Böyle durumlarda, bütün işletmelerin ilk yapması gereken, bu değişikliklerin nedenlerini açıklayan ülke ekonomik göstergelerini yakından takip etmeleri ve pozisyon almalarıdır, politika ve planlarını hemen değiştirebilme esnekliğine sahip olabilmeleridir.
Gelişmekte olan ülkelerde ekonomik göstergeler ,her zaman gerçeği gösterecek şekilde açıklanmayabilir. Bu grup ülkelerde yetişmiş ara eleman kıtlığı, teknoloji ve bilgi yetersizliği, döviz kıtlığına bağlı ithal girdi (Hammadde ve malzeme) yetersizliği gibi nedenlerle talep artışı karşısında üretimi artırmak güçtür.
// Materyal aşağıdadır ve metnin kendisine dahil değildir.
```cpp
extern "C" int sd_nms2d_device(const float* d_dist, const float* d_points, int n_polys, int n_rays, int use_kdtree,
                               int use_bbox, int verbose, float threshold, uint8_t* d_keep, int64_t* stats,
                               void* stream_) {
  hipStream_t s = (hipStream_t)stream_;
  const int N = n_polys, R = n_rays;
  if (stats) memset(stats, 0, 16 * sizeof(int64_t));
  if (N <= 0) return 0;
  if (R < 1 || R > 256) { sd::set_error("sd_nms2d: n_rays=%d unsupported (1..256)", R); return -1; }
  if (verbose) {
    printf("Non Maximum Suppression (2D) ++++ \n");
    printf("NMS: n_polys    = %d \nNMS: n_rays     = %d  \nNMS: thresh     = %.3f \nNMS: use_bbox   = %d\nNMS: use_kdtree = %d\n",
           N, R, threshold, use_bbox, use_kdtree);
    printf("NMS: using HIP (gfx950), uniform-grid broad phase + scan-beam pair kernel\n");
  }
  sd::Arena& A = sd::arena();
  if (A.begin(s)) return -1;
  hipEvent_t ev0 = nullptr, ev1 = nullptr;
  if (stats) { SD_CHECK(hipEventCreate(&ev0)); SD_CHECK(hipEventCreate(&ev1)); }
  struct EvGuard { hipEvent_t a, b; ~EvGuard() { if (a) (void)hipEventDestroy(a); if (b) (void)hipEventDestroy(b); } } evguard{ev0, ev1};
  double ns_pairs = 0, ns_full = 0, ns_pre = 0;
  long long n_pair_launches = 0;

  if (!use_kdtree && !use_bbox && threshold < 0) {
    SD_CHECK(hipMemsetAsync(d_keep, 0, N, s));
    SD_CHECK(hipMemsetAsync(d_keep, 1, 1, s));
    SD_CHECK(hipStreamSynchronize(s));
    return 0;
  }

  int* vx = A.take_n<int>((size_t)N * R);
  int* vy = A.take_n<int>((size_t)N * R);
  int4* bbox = A.take_n<int4>(N);
  float* radius = A.take_n<float>(N);
  float* area = A.take_n<float>(N);
  unsigned char* state = A.take_n<unsigned char>(N);
  int* candCell = A.take_n<int>(N);
  int* gstats = nullptr;
  if (!vx || !vy || !bbox || !radius || !area || !state || !candCell) return -1;
  if (launch_build(A, s, d_dist, d_points, N, R, vx, vy, bbox, radius, area, &gstats, stats ? ev0 : nullptr)) return -1;
  size_t prepStride;
  if (R <= 32) prepStride = sizeof(sdclip::PolyPrep<32>); else if (R <= 64) prepStride = sizeof(sdclip::PolyPrep<64>);
  else if (R <= 128) prepStride = sizeof(sdclip::PolyPrep<128>); else prepStride = sizeof(sdclip::PolyPrep<256>);
  void* prep = A.take((size_t)N * prepStride);
  if (!prep) return -1;
  hipStream_t side = sd::side_stream();
  if (!side) return -1;
  hipEvent_t evFork = nullptr, evJoin = nullptr;
  SD_CHECK(hipEventCreateWithFlags(&evFork, hipEventDisableTiming));
  SD_CHECK(hipEventCreateWithFlags(&evJoin, hipEventDisableTiming));
  EvGuard evguardFJ{evFork, evJoin};
  const bool areaBounds = R <= 32 && R >= 3 && sd::option(sd::OPT_NMS2D_AREA_BOUNDS) != 0 && sd::option(sd::OPT_NMS2D_STRICT) == 0;
  sdarea::PolyProps* props = nullptr;
  hipEvent_t evProps = nullptr, evPrep = nullptr;
  SD_CHECK(hipEventCreateWithFlags(&evProps, hipEventDisableTiming));
  SD_CHECK(hipEventCreateWithFlags(&evPrep, hipEventDisableTiming));
  EvGuard evguardP{evProps, evPrep};
  if (areaBounds) {
    props = (sdarea::PolyProps*)A.take((size_t)N * sizeof(sdarea::PolyProps));
    if (!props) return -1;
  }
  auto launch_side = [&]() -> int {
    SD_CHECK(hipEventRecord(evFork, s));
    SD_CHECK(hipStreamWaitEvent(side, evFork, 0));
    int rc;
    if (R <= 32) rc = sdpass::launch_poly_pass(vx, vy, N, R, props, prep, side);
    else if (R <= 64) rc = BeamPath<64, 64>::prepare(vx, vy, N, R, prep, side);
    else if (R <= 128) rc = BeamPath<128, 32>::prepare(vx, vy, N, R, prep, side);
    else rc = BeamPath<256, 16>::prepare(vx, vy, N, R, prep, side);
    if (rc) { sd::set_error("sd_nms2d: launch of the per-polygon pass failed"); return -1; }
    SD_CHECK(hipEventRecord(evProps, side));
    SD_CHECK(hipEventRecord(evPrep, side));
    SD_CHECK(hipEventRecord(evJoin, side));
    return 0;
  };
  int gs[8];
  SD_CHECK(hipMemcpyAsync(gs, gstats, sizeof(gs), hipMemcpyDeviceToHost, s));
  SD_CHECK(hipStreamSynchronize(s));
  float max_dist;
  memcpy(&max_dist, &gs[0], 4);

  GridP g;
  const float reach = (max_dist + 1.f) * 1.0001f + 1e-3f;
  const int by_bbox = (threshold >= 0.f || use_bbox) ? 1 : 0;
  float cs = 0.5f * reach;
  if (!(cs >= 1.f)) cs = 1.f;
  for (;;) {
    g.ny = (int)(((double)gs[2] - gs[1]) / cs) + 1;
    g.nx = (int)(((double)gs[4] - gs[3]) / cs) + 1;
    if ((long long)g.ny * g.nx <= (1ll << 26)) break;
    cs *= 2.f;
  }
  g.y0 = (float)gs[1]; g.x0 = (float)gs[3]; g.inv_cs = 1.f / cs;
  const int nCells = g.ny * g.nx;
  int* cellCount = A.take_n<int>(2 * ((size_t)nCells + 1));
  int* cellFill = cellCount ? cellCount + nCells + 1 : nullptr;
  int* cellStart = A.take_n<int>(nCells + 1);
  CellRec* cellRec = (CellRec*)A.take((size_t)N * sizeof(CellRec));
  int* nbrCount = A.take_n<int>(N + 1);
  i64* nbrStart = A.take_n<i64>(N + 1);
  int* nbrLow = A.take_n<int>(N + 1);
  if (!cellCount || !cellStart || !cellFill || !cellRec || !nbrCount || !nbrStart || !nbrLow) return -1;
  SD_CHECK(hipMemsetAsync(cellCount, 0, 2 * ((size_t)nCells + 1) * sizeof(int), s));
  hipLaunchKernelGGL(k_cell_count, dim3(sd::div_up(N, 256)), dim3(256), 0, s, d_points, N, g, cellCount, candCell);
  SD_LAUNCH_CHECK();
  size_t tmpBytes = 0, tmpBytes2 = 0;
  (void)hipcub::DeviceScan::ExclusiveSum(nullptr, tmpBytes, cellCount, cellStart, nCells + 1, s);
  (void)hipcub::DeviceScan::ExclusiveSum(nullptr, tmpBytes2, nbrCount, nbrStart, N + 1, s);
  if (tmpBytes2 > tmpBytes) tmpBytes = tmpBytes2;
  void* scanTmp = A.take(tmpBytes + 256);
  if (!scanTmp) return -1;
  SD_CHECK(hipcub::DeviceScan::ExclusiveSum(scanTmp, tmpBytes, cellCount, cellStart, nCells + 1, s));
  const bool singlePass = sd::option(sd::OPT_NMS2D_NBR_SINGLE) != 0;
  hipLaunchKernelGGL(k_cell_fill, dim3(sd::div_up(N, 256)), dim3(256), 0, s, N, candCell, cellStart, cellFill, d_points, bbox, area, cellRec, g, by_bbox, reach,
                     singlePass ? nbrCount : (int*)nullptr);
  SD_LAUNCH_CHECK();
  int* U0 = A.take_n<int>(N);
  unsigned char* pend0 = A.take_n<unsigned char>(N);
  int* head0 = A.take_n<int>(N);
  unsigned int* dcount0 = A.take_n<unsigned int>(1);
  if (!U0 || !pend0 || !head0 || !dcount0) return -1;
  hipLaunchKernelGGL(k_round_lists_init, dim3(sd::div_up(N, 256)), dim3(256), 0, s, N, U0, state, pend0, head0, dcount0);

  NmsFlags f;
  f.use_kdtree = use_kdtree; f.use_bbox = use_bbox; f.thr_nonneg = (threshold >= 0.f); f.thr = threshold; f.max_dist = max_dist;

  const int nbBlocks = (sd::div_up(N, 4) + 7) & ~7;
  NbrLists L{};
  L.count = nbrCount; L.low = nbrLow; L.start = nbrStart; L.lowOnly = true;
  auto launch_neighbours = [&](int mode, const NbrLists& l) {
    if (mode == 0)
      hipLaunchKernelGGL((k_neighbours<0>), dim3(nbBlocks), dim3(256), 0, s, N, g, f, cellRec, cellStart, nbrCount, nbrLow, (const i64*)nullptr, (int*)nullptr,
                         (int*)nullptr, by_bbox, reach);
    else if (mode == 1)
      hipLaunchKernelGGL((k_neighbours<1>), dim3(nbBlocks), dim3(256), 0, s, N, g, f, cellRec, cellStart, nbrCount, nbrLow, (const i64*)nbrStart, l.nbr, l.waitOn, by_bbox, reach);
    else
      hipLaunchKernelGGL((k_neighbours<2>), dim3(nbBlocks), dim3(256), 0, s, N, g, f, cellRec, cellStart, nbrCount, nbrLow, (const i64*)nbrStart, l.nbr, l.waitOn, by_bbox, reach);
  };
  const int rcLists = build_neighbour_lists(A, s, N, singlePass, scanTmp, tmpBytes, launch_neighbours, launch_side, L);
  if (rcLists > 0) {
    sd::set_error("sd_nms2d: %lld neighbour entries for %d candidates exceed the capacity of one call (2^31 - 1): shard the input "
                  "(predict_instances_sharded / predict_instances_big)", (long long)L.total, N);
    return -1;
  }
  if (rcLists) return -1;
  const int* nbr = L.nbr;
  int* waitOn = L.waitOn;
  const i64 totalNbr = 2 * L.total;

  SD_CHECK(hipStreamWaitEvent(s, evProps, 0));
  if (stats) { SD_CHECK(hipEventRecord(ev1, s)); SD_CHECK(hipEventSynchronize(ev1)); float ms = 0; SD_CHECK(hipEventElapsedTime(&ms, ev0, ev1)); ns_pre = ms * 1e6; }

  const unsigned long long pairCap = (unsigned long long)(totalNbr / 2 + 64);
  int* U1 = A.take_n<int>(N);
  int* K = A.take_n<int>(N);
  int2* pairs = A.take_n<int2>(pairCap);
  const unsigned int qCap = (unsigned int)(pairCap < (1ull << 30) ? pairCap : (1ull << 30));
  unsigned int* spillPairs = A.take_n<unsigned int>(qCap);
  unsigned int* exactPairs = A.take_n<unsigned int>(qCap);
  int* Sl = A.take_n<int>(N);
  Counters* d_cnt = (Counters*)A.take(sizeof(Counters));
  static const bool pairSort = sd::tuning_env("SD_NMS_PAIR_SORT", 1) != 0;
  unsigned int* pairOrder = pairSort && R <= 32 ? A.take_n<unsigned int>(qCap) : nullptr;
  unsigned int* bucketHist = A.take_n<unsigned int>(2 * PAIR_BUCKETS);
  unsigned long long* nOrdered = A.take_n<unsigned long long>(1);
  if (!U0 || !U1 || !K || !pairs || !spillPairs || !exactPairs || !Sl || !d_cnt || !bucketHist || !nOrdered || (pairSort && R <= 32 && !pairOrder)) return -1;
  unsigned char* decided = (areaBounds && pairOrder) ? A.take_n<unsigned char>(pairCap) : nullptr;
  if (areaBounds && pairOrder && !decided) return -1;
  i64 totalDecided = 0, totalSkipped = 0;
  int nU = N, rounds = 0;
  i64 totalPairs = 0, totalExact = 0, totalSpill = 0;
  int* Ucur = U0; int* Unext = U1;
  Counters h;
  hipEvent_t ev2 = nullptr, ev3 = nullptr;
  if (stats) { SD_CHECK(hipEventCreate(&ev2)); SD_CHECK(hipEventCreate(&ev3)); }
  EvGuard evguard2{ev2, ev3};
  static const int tailDiv = sd::tuning_env("SD_NMS_TAIL_DIV", 6);
  static const int tailMax = sd::tuning_env("SD_NMS_TAIL_MAX", 65536);
  const int tailT = tailDiv > 0 ? ((N / tailDiv) < tailMax ? (N / tailDiv) : tailMax) : -1;
  unsigned char* supp = nullptr; unsigned int* segStart = nullptr; int* segCnt = nullptr;
  static const bool deferEnv = sd::tuning_env("SD_NMS_DEFER", 1) != 0;
  const bool deferOn = tailT >= 0 && deferEnv;
  Deferred dfr{nullptr, nullptr, nullptr, nullptr, nullptr, qCap};
  unsigned int* firstNew = A.take_n<unsigned int>(1);
  dfr.pend = pend0; dfr.head = head0; dfr.count = dcount0;
  if (!firstNew) return -1;
  if (deferOn) {
    dfr.pairs = A.take_n<int2>(qCap);
    dfr.next = A.take_n<int>(qCap);
    if (!dfr.pairs || !dfr.next) return -1;
  }
  i64 nDeferred = 0;
  bool sideGeneral = false;
  unsigned int* nNewExact = A.take_n<unsigned int>(1);
  if (!nNewExact) return -1;
  const int deferFrom = (deferOn && decided) ? sd::option(sd::OPT_NMS2D_DEFER_UNDECIDED) : 0;
  const unsigned int deferMax = (unsigned int)(sd::option(sd::OPT_NMS2D_DEFER_MAX) > 0 ? sd::option(sd::OPT_NMS2D_DEFER_MAX) : 0);
  unsigned char* defKind = nullptr; unsigned int* nJoinDef = nullptr;
  if (deferFrom > 0) {
    defKind = A.take_n<unsigned char>(qCap); nJoinDef = A.take_n<unsigned int>(1);
    if (!defKind || !nJoinDef) return -1;
    SD_CHECK(hipMemsetAsync(defKind, 0, qCap, s));
  }
  i64 totalUndecDeferred = 0;
  i64 nUndecDeferredUpper = 0;
  auto run_pairs = [&](unsigned char* suppOut) -> int {
    const unsigned int* first = suppOut ? firstNew : nullptr;
    if (stats) SD_CHECK(hipEventRecord(ev0, s));
    PairQueues q1{spillPairs, &d_cnt->nSpill, exactPairs, &d_cnt->nExact, qCap};
    PairQueues q2{exactPairs, &d_cnt->nExact, exactPairs, &d_cnt->nExact, qCap};
    int rc;
    if (R <= 32) {
      if (pairOrder) {
        static const int keyMode = sd::tuning_env("SD_NMS_PAIR_KEY", 2);
        static const int modes[6][3] = {{1, 32, 32}, {1, 64, 16}, {1, 64, 64}, {16, 16, 16}, {16, 32, 8}, {4, 32, 32}};
        const int* md = modes[keyMode >= 0 && keyMode < 6 ? keyMode : 2];
        const PairKey key{(const char*)prep, prepStride, 1.f / (4.f * (max_dist + 1.f)), md[0], md[1], md[2]};
        SD_CHECK(hipMemsetAsync(bucketHist, 0, PAIR_BUCKETS * sizeof(unsigned int), s));
        if (decided)
          hipLaunchKernelGGL(k_pairs_decide, dim3(256 * 8), dim3(256), 0, s, pairs, &d_cnt->nPairs, first, vx, vy, R, props, area, threshold, state, suppOut,
                             decided, &d_cnt->nDecided);
        if (!suppOut && deferFrom > 0 && rounds >= deferFrom)
          hipLaunchKernelGGL(k_defer_undecided, dim3(256), dim3(256), 0, s, pairs, &d_cnt->nPairs, &d_cnt->nDecided, deferMax, decided, state, dfr, defKind, &d_cnt->nErr);
        const unsigned int* bfirst = (suppOut && deferFrom > 0) ? nullptr : first;
        SD_CHECK(hipStreamWaitEvent(s, evPrep, 0));
        const unsigned char* liveState = suppOut ? nullptr : state;
        hipLaunchKernelGGL(k_pair_bucket_count, dim3(512), dim3(256), 0, s, pairs, &d_cnt->nPairs, bfirst, d_points, key, bucketHist, decided, liveState,
                           &d_cnt->nSkipped);
        hipLaunchKernelGGL(k_pair_bucket_scan, dim3(1), dim3(1024), 0, s, bucketHist, bucketHist + PAIR_BUCKETS, nOrdered);
        hipLaunchKernelGGL(k_pair_bucket_scatter, dim3(512), dim3(256), 0, s, pairs, &d_cnt->nPairs, bfirst, d_points, key, bucketHist + PAIR_BUCKETS,
                           pairOrder, qCap, decided, liveState);
        SD_LAUNCH_CHECK();
        rc = BeamPath<32, 64>::tier1(pairs, pairOrder, nOrdered, (const unsigned int*)nullptr, prep, area, threshold, state, suppOut, q1, s);
      } else {
        SD_CHECK(hipStreamWaitEvent(s, evPrep, 0));
        rc = BeamPath<32, 64>::tier1(pairs, (const unsigned int*)nullptr, &d_cnt->nPairs, first, prep, area, threshold, state, suppOut, q1, s);
      }
      if (stats) SD_CHECK(hipEventRecord(ev1, s));
      if (!rc) rc = BeamPath<32, 64>::tier2(pairs, spillPairs, &d_cnt->nSpill, (const unsigned int*)nullptr, prep, area, threshold, state, suppOut, q2, s);
    } else {
      SD_CHECK(hipStreamWaitEvent(s, evPrep, 0));
      if (R <= 64) rc = BeamPath<64, 64>::tier2(pairs, (const unsigned int*)nullptr, &d_cnt->nPairs, first, prep, area, threshold, state, suppOut, q2, s);
      else if (R <= 128) rc = BeamPath<128, 32>::tier2(pairs, (const unsigned int*)nullptr, &d_cnt->nPairs, first, prep, area, threshold, state, suppOut, q2, s);
      else rc = BeamPath<256, 16>::tier2(pairs, (const unsigned int*)nullptr, &d_cnt->nPairs, first, prep, area, threshold, state, suppOut, q2, s);
      if (stats) SD_CHECK(hipEventRecord(ev1, s));
    }
    if (rc) return -1;
    if (stats) SD_CHECK(hipEventRecord(ev2, s));
    if (!suppOut && deferOn) {
      hipLaunchKernelGGL(k_defer, dim3(64), dim3(256), 0, s, pairs, exactPairs, &d_cnt->nExact, qCap, dfr, &d_cnt->nErr);
      SD_LAUNCH_CHECK();
    } else if (suppOut && sideGeneral) {
      hipLaunchKernelGGL(k_count_after, dim3(1), dim3(1), 0, s, nNewExact, &d_cnt->nExact, deferFrom > 0 ? nJoinDef : firstNew);
      SD_LAUNCH_CHECK();
      if (sd::clip_full_pairs(pairs, exactPairs + nDeferred, nNewExact, qCap - (unsigned int)nDeferred, R, vx, vy, area, threshold, state, suppOut, &d_cnt->nErr, s)) return -1;
      SD_CHECK(hipStreamWaitEvent(s, evJoin, 0));
    } else if (sd::clip_full_pairs(pairs, exactPairs, &d_cnt->nExact, qCap, R, vx, vy, area, threshold, state, suppOut, &d_cnt->nErr, s)) return -1;
    if (stats) SD_CHECK(hipEventRecord(ev3, s));
    return 0;
  };
  auto account = [&](const char* what) -> int {
    if (h.nPairs > pairCap || h.nSpill > qCap || h.nExact > qCap) { sd::set_error("sd_nms2d: pair queue overflow (internal error)"); return -1; }
    if (h.nErr) { sd::set_error("sd_nms2d: %u pairs exceeded the general path's fixed capacities or the deferred-pair list (with more than 64 rays: at least that many; the launch stops at the first)", h.nErr); return -1; }
    totalPairs += (i64)h.nPairs; totalExact += h.nExact; totalSpill += h.nSpill; totalDecided += h.nDecided; totalSkipped += h.nSkipped;
    if (stats) {
      float ms = 0, ms2 = 0;
      SD_CHECK(hipEventElapsedTime(&ms, ev0, ev1)); SD_CHECK(hipEventElapsedTime(&ms2, ev2, ev3));
      if (h.nPairs) { ns_pairs += ms * 1e6; ++n_pair_launches; }
      ns_full += ms2 * 1e6;
      if (sd::option(sd::OPT_TRACE)) printf("%s %d: nU=%d nK=%d pairs=%llu decided by the area enclosure=%u j already suppressed=%u spill=%u exact=%u pair_kernel=%.3f ms general_path=%.3f ms\n", what, rounds, h.nU, h.nK, h.nPairs, h.nDecided, h.nSkipped, h.nSpill, h.nExact, ms, ms2);
    }
    return 0;
  };
  bool forceTail = false;
  while (nU > 0) {
    ++rounds;
    if (tailT >= 0 && ((nU <= tailT && rounds > 1) || forceTail)) {
      if (!supp) { supp = A.take_n<unsigned char>(pairCap); segStart = A.take_n<unsigned int>(N); segCnt = A.take_n<int>(N); }
      if (!supp || !segStart || !segCnt) return -1;
      SD_CHECK(hipMemsetAsync(d_cnt, 0, sizeof(Counters), s));
      SD_CHECK(hipMemsetAsync(supp, 0, pairCap, s));
      const int wg = sd::div_up(nU, 4) < 2048 ? sd::div_up(nU, 4) : 2048;
      if (deferFrom > 0) {
        hipLaunchKernelGGL(k_tail_init2, dim3(64), dim3(256), 0, s, dfr, defKind, pairs, exactPairs, &d_cnt->nPairs, &d_cnt->nExact, firstNew, decided, state,
                           &d_cnt->nSkipped);
        hipLaunchKernelGGL(k_copy_u32, dim3(1), dim3(1), 0, s, nJoinDef, &d_cnt->nExact);
      } else
        hipLaunchKernelGGL(k_tail_init, dim3(64), dim3(256), 0, s, dfr, pairs, exactPairs, &d_cnt->nPairs, &d_cnt->nExact, firstNew);
      sideGeneral = deferOn && nDeferred > 0 && nDeferred < (i64)qCap && side != nullptr;
      if (sideGeneral) {
        SD_CHECK(hipEventRecord(evFork, s));
        SD_CHECK(hipStreamWaitEvent(side, evFork, 0));
        if (sd::clip_full_pairs(pairs, exactPairs, deferFrom > 0 ? nJoinDef : firstNew, qCap, R, vx, vy, area, threshold, state, supp, &d_cnt->nErr, side)) return -1;
        SD_CHECK(hipEventRecord(evJoin, side));
      }
      hipLaunchKernelGGL(k_tail_emit, dim3(wg), dim3(256), 0, s, Ucur, nU, state, nbrStart, nbrLow, nbr, f, d_points, bbox, radius, area, pairs,
                         &d_cnt->nPairs, pairCap, segStart, segCnt);
      SD_LAUNCH_CHECK();
      if (run_pairs(supp)) return -1;
      hipEvent_t evr0 = nullptr, evr1 = nullptr;
      const bool tr = stats && sd::option(sd::OPT_TRACE);
      if (tr) { SD_CHECK(hipEventCreate(&evr0)); SD_CHECK(hipEventCreate(&evr1)); SD_CHECK(hipEventRecord(evr0, s)); }
      for (int it = 0; it < 10; ++it)
// ... 263 lines not shown
```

Bu durum talep enflasyonuna neden olur. Öte yandan bütçe gelirlerinin yetersizliği nedeniyle, bu grup ülkelerde çoğu kez açık finansman politikasının izlenmesi kaçınılmaz olmaktadır.
Bu tür ülkelerde örnek vermek gerekirse, tarımsal ürünlere verilen destekleme fiyatları politik nedenlerle yüksek tutulabilir. Böylece, hem yüksek destekleme fiyat politikası nedeniyle, destekleme alımı yapan kuruluşlar aracılığıyla ekonomiye para sürülmesinden başka bir şey değildir. Dolayısıyla, bu şekilde oluşan para arzındaki artış, hem gıda fiyatlarının yükselmesine, işçi ücretlerinin ve birtakım sanayi mallarının fiyatlarının artmasına neden olmaktadır. Bu bağlamda, bu tür baskılar sonucu, hem talep, hem de arz enflasyonun artması kaçınılmaz olmaktadır.
Bizim ülkemizde de, sürekli bütçe açığının olduğunu ve ülke politikalarının buna göre oluşturulduğu kamuoyunun bilgisi dahilindedir, kronik hale gelmiş olan arz ve talep enflasyonunun, gerçek değerinin kamuoyu ile doğru paylaşılmaması sonucunda, işletmelerimiz açısından, maliyet enflasyonunun getirdiği fiyat artışının yanında, ayrıca göstergeler de yer almayan, ayrı bir fark enflasyon maliyeti oluşur ki, asıl tehlike, bilinmeyen bu enflasyon farkının, hem işletmeleri ,hem de bütün ekonomiyi riske sokmasıdır.
Böyle durumlarda, risklerin azaltılması endişesine girilmeden, hangi risklerin alınacağı veya alınmayacağı konusunda esnek planlar, bütçeler hazırlanmalı, işletme politikaları hemen değiştirilmeli, kısa vadeli yatırımların bütçelenmesi olarak kabul edilen nakit bütçeleri oluşturulmalıdır. Önemli olanın işletmenin devamlılığını ve etkinliğini sağlayacak şekilde, gelecekte oluşması düşünülen nakit girdi riskinin, göstergelerde belirtilmeyen enflasyon farkı da dikkate alınarak planlanabilmesidir.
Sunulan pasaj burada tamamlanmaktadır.